◆ **EXERCISE BRIEF**
Set down each line from the start of the material exactly, please, up to and including the one that contains "const int mt = lin / a.ntiles;".

◆ **SUPPLIED INFORMATION**
=== Begin Enclosure ===

template <bool SPLIT>
__global__ __launch_bounds__(512) void conv3x3_halo_kernel(const ConvArgs a) {
    constexpr int WN = 2, WM = 4, JT = 8, BN = 256;
    extern __shared__ __attribute__((aligned(16))) char smem[];
    const int tid = threadIdx.x;
    const int lane = tid & 63;
    const int wv = __builtin_amdgcn_readfirstlane(tid >> 6);
    const int wn = wv / WM, wm = wv % WM;

    const int total = a.mtiles * a.ntiles;
    int lin;
    {
        const int id = blockIdx.x, xcd = id & 7, s = id >> 3;
        const int q = total >> 3, r = total & 7;
        lin = (xcd < r ? xcd * (q + 1) : r * (q + 1) + (xcd - r) * q) + s;
    }
    const int nt = lin % a.ntiles;
    const int mt = lin / a.ntiles;
    const int n0 = nt * BN;
    const int tw = mt % a.tilesW;
    const int t2 = mt / a.tilesW;
    const int th = t2 % a.tilesH;
    const int img = t2 / a.tilesH;
    const int cin = a.Cin;
    const int nkc = cin / kBK;

    const char* xbase = (const char*)(a.x + img * a.in_sb + (int64_t)(th * 16) * a.in_sh + (int64_t)(tw * 16) * cin);
    const char* wbase = (const char*)(a.w + (int64_t)n0 * cin);
    const bool loader = wv < 4;
    uint32_t woff[8], hoff[12];
#pragma unroll
    for (int i = 0; i < 8; ++i) {
        const int g = ((wv & 3) * 8 + i) * 64 + lane;
        const int row = g >> 3, cp = (g & 7) ^ (row & 7);
        woff[i] = (uint32_t)row * (uint32_t)cin * 2u + cp * 16;
    }
#pragma unroll
    for (int r = 0; r < 12; ++r) {
        const int piece = ((r >> 1) * 4 + (wv & 3)) * 2 + (r & 1);
        const int g = piece * 64 + lane;
        const int row = g >> 3, cp = (g & 7) ^ (row & 7);
        int hy = row / kHaloCols, hx = row - hy * kHaloCols;
        if (hx > 17) hx = 17;
        if (hy > 17) hy = 17;
        hoff[r] = ((uint32_t)hy * (uint32_t)a.in_sh + (uint32_t)hx * (uint32_t)cin) * 2u + cp * 16;
    }
    const int q = lane >> 4, c = lane & 15;
    const int aoff0 = c * 128 + (((0 + q) ^ (lane & 7)) << 4);
    const int aoff1 = c * 128 + (((4 + q) ^ (lane & 7)) << 4);

    auto stage_weights = [&](int kc, int tap, int buf) {
        const char* src = wbase + ((int64_t)tap * a.CoutPad * cin + (int64_t)kc * kBK) * 2;
        char* dst = smem + buf * 32768 + ((wv & 3) * 8) * 1024;
#pragma unroll
        for (int i = 0; i < 8; ++i)
            glds16_asm(src + woff[i], dst + i * 1024);
    };
    auto stage_halo_piece = [&](int kc, int buf, int piece, uint32_t off) {
        if (piece < kHaloPieces) {
            const char* src = xbase + (int64_t)kc * (kBK * 2);
            char* dst = smem + 65536 + buf * kHaloBytes + piece * 1024;
            glds16_asm(src + off, dst);
        }
    };

    f32x4 acc[JT][4];
#pragma unroll
    for (int j = 0; j < JT; ++j)
#pragma unroll
        for (int n = 0; n < 4; ++n) acc[j][n] = (f32x4){0.f, 0.f, 0.f, 0.f};

    if (loader) {
#pragma unroll
        for (int r = 0; r < 12; ++r) stage_halo_piece(0, 0, ((r >> 1) * 4 + wv) * 2 + (r & 1), hoff[r]);
        stage_weights(0, 0, 0);
    }

    for (int kc = 0; kc < nkc; ++kc) {
        const bool next_chunk = kc + 1 < nkc;
        const int hbuf = 65536 + (kc & 1) * kHaloBytes + (wm * 4) * (kHaloCols * 128);
#pragma unroll 1
        for (int tap = 0; tap < 9; ++tap) {
            const int k = kc * 9 + tap;
            if (tap >= 1 && tap <= 5 && next_chunk) asm volatile("s_waitcnt vmcnt(2)" ::: "memory");
            else asm volatile("s_waitcnt vmcnt(0)" ::: "memory");
            __builtin_amdgcn_s_barrier();
            asm volatile("" ::: "memory");
            const int tdy = tap / 3, dx = tap - tdy * 3 - 1;
            const int u = c + 1 + dx;
            const int v0 = u * 128 + (((q ^ (u & 7) ^ ((tdy & 1) << 2)) & 7) << 4);
            const char* hb = smem + hbuf + tdy * (kHaloCols * 128);
            const char* be = hb + v0;
            const char* bo = hb + (v0 ^ 64);
            const char* wt = smem + (k & 1) * 32768 + (wn * 128) * 128;
            f16x8 ar[3][2], bq[2][4];
            auto read_a = [&](int g, f16x8 (&dst)[2]) {
                const int ks = g >> 2, jp = g & 3;
                const char* base = wt + (ks ? aoff1 : aoff0);
                dst[0] = *(const f16x8*)(base + (2 * jp) * 2048);
                dst[1] = *(const f16x8*)(base + (2 * jp + 1) * 2048);
            };
            auto read_b = [&](int ks, f16x8 (&dst)[4]) {
#pragma unroll
                for (int n = 0; n < 4; ++n)
                    dst[n] = *(const f16x8*)((((n & 1) ^ ks) ? bo : be) + n * (kHaloCols * 128));
            };
            __builtin_amdgcn_sched_barrier(0);
            read_b(0, bq[0]);
            read_a(0, ar[0]);
            __builtin_amdgcn_sched_barrier(0);
            read_a(1, ar[1]);
            __builtin_amdgcn_sched_barrier(0);
            if (loader) {
                int kc1 = kc, tap1 = tap + 1;
                if (tap1 == 9) { tap1 = 0; kc1 = next_chunk ? kc + 1 : kc; }
                if (a.dbg == 1) { kc1 = 0; tap1 = 0; }
                if (a.dbg != 2) stage_weights(kc1, tap1, (k + 1) & 1);
                if (next_chunk && tap < 6 && a.dbg != 2) {
                    uint32_t h0 = hoff[0], h1 = hoff[1];
                    h0 = tap == 1 ? hoff[2] : h0;  h1 = tap == 1 ? hoff[3] : h1;
                    h0 = tap == 2 ? hoff[4] : h0;  h1 = tap == 2 ? hoff[5] : h1;
                    h0 = tap == 3 ? hoff[6] : h0;  h1 = tap == 3 ? hoff[7] : h1;
                    h0 = tap == 4 ? hoff[8] : h0;  h1 = tap == 4 ? hoff[9] : h1;
                    h0 = tap == 5 ? hoff[10] : h0; h1 = tap == 5 ? hoff[11] : h1;
                    const int p0 = (tap * 4 + wv) * 2;
                    const int kcs = a.dbg == 1 ? 0 : kc + 1;
                    stage_halo_piece(kcs, (kc + 1) & 1, p0, h0);
                    stage_halo_piece(kcs, (kc + 1) & 1, p0 + 1, h1);
                }
            }
            __builtin_amdgcn_sched_barrier(0);
#pragma unroll
            for (int g = 0; g < 8; ++g) {
                const int ks = g >> 2, jp = g & 3;
                if (g + 2 < 8) read_a(g + 2, ar[(g + 2) % 3]);
                __builtin_amdgcn_sched_barrier(0);
                if (g == 1) { read_b(1, bq[1]); __builtin_amdgcn_sched_barrier(0); }
                __builtin_amdgcn_s_setprio(1);
#pragma unroll
                for (int jj = 0; jj < 2; ++jj)
#pragma unroll
                    for (int n = 0; n < 4; ++n)
                        acc[2 * jp + jj][n] = __builtin_amdgcn_mfma_f32_16x16x32_f16(ar[g % 3][jj], bq[ks][n],
                                                                                    acc[2 * jp + jj][n], 0, 0, 0);
                __builtin_amdgcn_s_setprio(0);
                __builtin_amdgcn_sched_barrier(0);
            }
        }
    }
    asm volatile("s_waitcnt vmcnt(0)" ::: "memory");
    conv_epilogue<WN, WM, JT, false, SPLIT>(a, acc, smem, tid, lane, wn, wm, n0, mt, img, th, tw, th * 16 + wm * 4,
                                            tw * 16);
}

namespace halo4_lds {
constexpr int kWeightBuf = 16384;
constexpr int kWeights = 0;
constexpr int kHalo = kWeights + 2 * kWeightBuf;
constexpr int kScratch = kHalo + kHaloBytes;
constexpr int kScratchBytes = 4 * 128 * 4;
constexpr int kHaloTable = kScratch;
constexpr int kHaloTableBytes = 4 * 12 * 8 * 4;
constexpr int kNextTile = kScratch + kScratchBytes;
constexpr int kTotal = kNextTile + 16;
static_assert(kHaloTableBytes <= kScratchBytes, "the halo-offset table fits inside the epilogue scratch it aliases");
static_assert(kNextTile >= kScratch + kScratchBytes, "the next-tile words lie behind the epilogue scratch");
static_assert(kTotal <= 80 * 1024, "two workgroups per CU on 160 KB of LDS");
}
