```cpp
static int wino43_launch(const glass_conv_desc* d, const float* x, const float* u_packed, const float* bias, const float* residual,
                         float* y, glass_stream_t stream, bool body_only, int splits, void* workspace) {
  GLASS_CHECK_ARG(d && x && u_packed && y, "glass_conv3x3_winograd43_nhwc: null pointer");
  GLASS_CHECK_ARG(glass_winograd43_supported(d),
                  "glass_conv3x3_winograd43_nhwc: needs 3x3/stride 1/pad 1, Cin%%16==0, Cout%%64==0, unit channel stride, "
                  "res_mode 0/1 and operands < 1 GiB (got Cin=%d Cout=%d k=%dx%d s=%d p=%d)", d->Cin, d->Cout, d->KH, d->KW,
                  d->stride_h, d->pad_h);
  GLASS_CHECK_ARG(d->res_mode == 0 || residual != nullptr, "glass_conv3x3_winograd43_nhwc: res_mode set but residual is null");
  GLASS_CHECK_ARG(((uintptr_t)x & 15) == 0 && ((uintptr_t)u_packed & 15) == 0 && ((uintptr_t)y & 15) == 0 &&
                      (bias == nullptr || ((uintptr_t)bias & 15) == 0) && (residual == nullptr || ((uintptr_t)residual & 15) == 0),
                  "glass_conv3x3_winograd43_nhwc: pointers must be 16-byte aligned");
  if (d->N == 0) return GLASS_OK;
  WinoParams p;
  p.x = x; p.u = u_packed; p.bias = bias; p.res = residual; p.y = y; p.dbg = nullptr;
  p.N = d->N; p.H = d->H; p.W = d->W; p.Cin = d->Cin; p.Cout = d->Cout;
  p.TH = (d->H + 3) / 4; p.TW = body_only ? d->W / 4 : (d->W + 3) / 4;
  const long nt = (long)d->N * p.TH * p.TW;
  GLASS_CHECK_ARG(nt < 0x7fffffffL, "glass_conv3x3_winograd43_nhwc: too many tiles");
  p.ntiles = (int)nt;
  const bool wide = wino43_wide(d->Cout, d->Cin);
  const int T4 = wide ? 16 : 32, N4 = wide ? 128 : 64, K4 = wide ? 32 : 16;
  p.nkt = d->Cin / K4;
  p.nk = p.nkt / splits;
  p.y_slice = 0;
  p.ldx = d->ldx; p.ldy = d->ldy; p.ycoff = d->y_coff; p.ldr = d->ldr; p.relu = d->relu; p.res_mode = d->res_mode;
  p.tiles_m = cdiv(p.ntiles, T4);
  p.tiles_n = d->Cout / N4;
  p.x_bytes = (unsigned)((long)d->N * d->H * d->W * d->ldx * 4);
  p.magic_tpi = (unsigned)(0x100000000ULL / (unsigned long long)(p.TH * p.TW));
  p.magic_tw = (unsigned)(0x100000000ULL / (unsigned long long)p.TW);
  p.u_bytes = (unsigned)(36L * d->Cout * d->Cin * 4);
  p.y_bytes = (unsigned)((long)d->N * d->H * d->W * d->ldy * 4);
  p.r_bytes = d->res_mode == 1 ? (unsigned)((long)d->N * d->H * d->W * d->ldr * 4) : 0u;
  const long Mpix = (long)d->N * d->H * d->W;
  if (splits > 1) {
    p.y = static_cast<float*>(workspace); p.bias = nullptr; p.res = nullptr;
    p.ldy = d->Cout; p.ycoff = 0; p.relu = 0; p.res_mode = 0; p.ldr = 0; p.r_bytes = 0;
    p.y_slice = Mpix * d->Cout;
    p.y_bytes = (unsigned)(Mpix * d->Cout * 4);
  }
  const long nblk = (long)p.tiles_m * p.tiles_n;
  GLASS_CHECK_ARG(nblk > 0 && nblk <= 0x7fffffffL, "glass_conv3x3_winograd43_nhwc: bad grid");
  static const int abl = getenv("GLASS_W43_ABL") ? atoi(getenv("GLASS_W43_ABL")) : 0;
  auto kern = !wide ? (abl == 4 ? conv3x3_wino43_f32<4, 2, 2, 16> : conv3x3_wino43_f32<0, 2, 2, 16>)
#ifdef GLASS_W43_ABLATIONS
            : abl == 1 ? conv3x3_wino43_f32<1, 1, 4, 32> : abl == 2 ? conv3x3_wino43_f32<2, 1, 4, 32> : abl == 3 ? conv3x3_wino43_f32<3, 1, 4, 32>
#endif
            : abl == 4 ? conv3x3_wino43_f32<4, 1, 4, 32> : conv3x3_wino43_f32<0, 1, 4, 32>;
  static unsigned long long* dbg_dev = nullptr;
  if (abl == 4) {
    if (!dbg_dev) (void)hipMalloc(&dbg_dev, 8L * 8 * 65536);
    p.dbg = nblk <= 65536 ? dbg_dev : nullptr;
// ... 45 lines not shown
```

glass-text-spotting_amd/glass_amd/_lib.py:

```python
from __future__ import annotations

import ctypes
import glob
import os
import subprocess
from typing import List, Optional

_PKG = os.path.dirname(os.path.abspath(__file__))
_ROOT = os.path.dirname(_PKG)
CSRC = os.path.join(_ROOT, "csrc")
INCLUDE = os.path.join(os.path.dirname(_ROOT), "include")
SO_PATH = os.environ.get("GLASS_HIP_LIB") or os.path.join(_ROOT, "libglass_hip.so")

EXPORTS = [
    "glass_last_error", "glass_abi_version", "glass_device_count", "glass_conv2d_nhwc", "glass_conv2d_nhwc_f16", "glass_conv2d_nhwc_h16", "glass_local_stem_supported", "glass_local_stem_fused", "glass_local_stem_fused_h16", "glass_backbone_stem_supported", "glass_backbone_stem_fused", "glass_conv3x3_winograd43_body_nhwc", "glass_winograd43_splitk_supported", "glass_winograd43_splitk_workspace_bytes", "glass_conv3x3_winograd43_splitk_nhwc", "glass_roi_align_rotated_up2", "glass_conv2d_splitk_supported", "glass_conv2d_splitk_workspace_bytes", "glass_conv2d_nhwc_splitk", "glass_conv3x3_winograd_body_nhwc",
    "glass_pointwise_supported", "glass_pointwise_weight_floats", "glass_pointwise_pack_weights", "glass_conv1x1_pointwise_nhwc",
    "glass_pointwise_split_supported", "glass_pointwise_split_weight_bytes", "glass_pointwise_split_pack_weights", "glass_conv1x1_pointwise_split_nhwc", "glass_pointwise_split_dual_supported", "glass_conv1x1_pointwise_split_dual_nhwc",
    "glass_conv_h16_supported", "glass_conv_h16_weight_halves", "glass_conv_h16_pack_weights", "glass_conv2d_nhwc_h16_packed",
    "glass_winograd_supported", "glass_winograd_block_channels", "glass_winograd_weight_floats", "glass_winograd_pack_weights", "glass_conv3x3_winograd_nhwc",
    "glass_winograd43_supported", "glass_winograd43_weight_floats", "glass_winograd43_pack_weights", "glass_conv3x3_winograd43_nhwc",
    "glass_maxpool2d_nhwc", "glass_maxpool2d_nhwc_h16", "glass_roi_align_rotated_h16", "glass_pixel_shuffle2x_nhwc", "glass_sigmoid_inplace", "glass_paste_rotated_masks", "glass_mul_inplace", "glass_cast_f32_to_f16",
    "glass_preprocess_image", "glass_image_u8hwc_to_chw_resized", "glass_roi_align_rotated",
    "glass_rpn_workspace_bytes", "glass_rpn_topk_decode", "glass_rotated_nms_select", "glass_pairwise_iou_rotated", "glass_detections_finalize", "glass_postprocess_words", "glass_postprocess_words_dense_workspace_bytes", "glass_postprocess_words_dense", "glass_text_argmax", "glass_pack_word_records",
    "glass_box_decode", "glass_gc_attention_inplace", "glass_mean_over_h", "glass_bilstm_workspace_bytes", "glass_bilstm_recurrence",
    "glass_bilstm_persistent_workspace_bytes", "glass_bilstm_recurrence_persistent", "glass_recurrence_status", "glass_recurrence_test_hook",
    "glass_decode_persistent_supported", "glass_decode_persistent_workspace_bytes", "glass_attention_decode_persistent",
    "glass_decode_workspace_bytes", "glass_attention_decode", "glass_decode_step_workspace_bytes", "glass_attention_decode_step",
    "glass_lexicon_match_workspace_bytes", "glass_lexicon_match",
    "glass_lexicon_match_weighted_workspace_bytes", "glass_lexicon_match_weighted",
    "glass_rrc_pair_areas_workspace_bytes", "glass_rrc_pair_areas", "glass_rrc_match_workspace_bytes", "glass_rrc_match",
    "glass_rrc_sweep_workspace_bytes", "glass_rrc_sweep",
    "glass_mask_windows", "glass_mask_rings_workspace_bytes", "glass_mask_rings_count", "glass_mask_rings_write",
    "glass_ring_check_tasks", "glass_ring_check",
]
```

=== End Enclosure ===

◆ **TASK OUTPUT**
template <bool SPLIT>
__global__ __launch_bounds__(512) void conv3x3_halo_kernel(const ConvArgs a) {
    constexpr int WN = 2, WM = 4, JT = 8, BN = 256;
    extern __shared__ __attribute__((aligned(16))) char smem[];
    const int tid = threadIdx.x;
    const int lane = tid & 63;
    const int wv = __builtin_amdgcn_readfirstlane(tid >> 6);
    const int wn = wv / WM, wm = wv % WM;

    const int total = a.mtiles * a.ntiles;
    int lin;
    {
        const int id = blockIdx.x, xcd = id & 7, s = id >> 3;
        const int q = total >> 3, r = total & 7;
        lin = (xcd < r ? xcd * (q + 1) : r * (q + 1) + (xcd - r) * q) + s;
    }
    const int nt = lin % a.ntiles;
    const int mt = lin / a.ntiles;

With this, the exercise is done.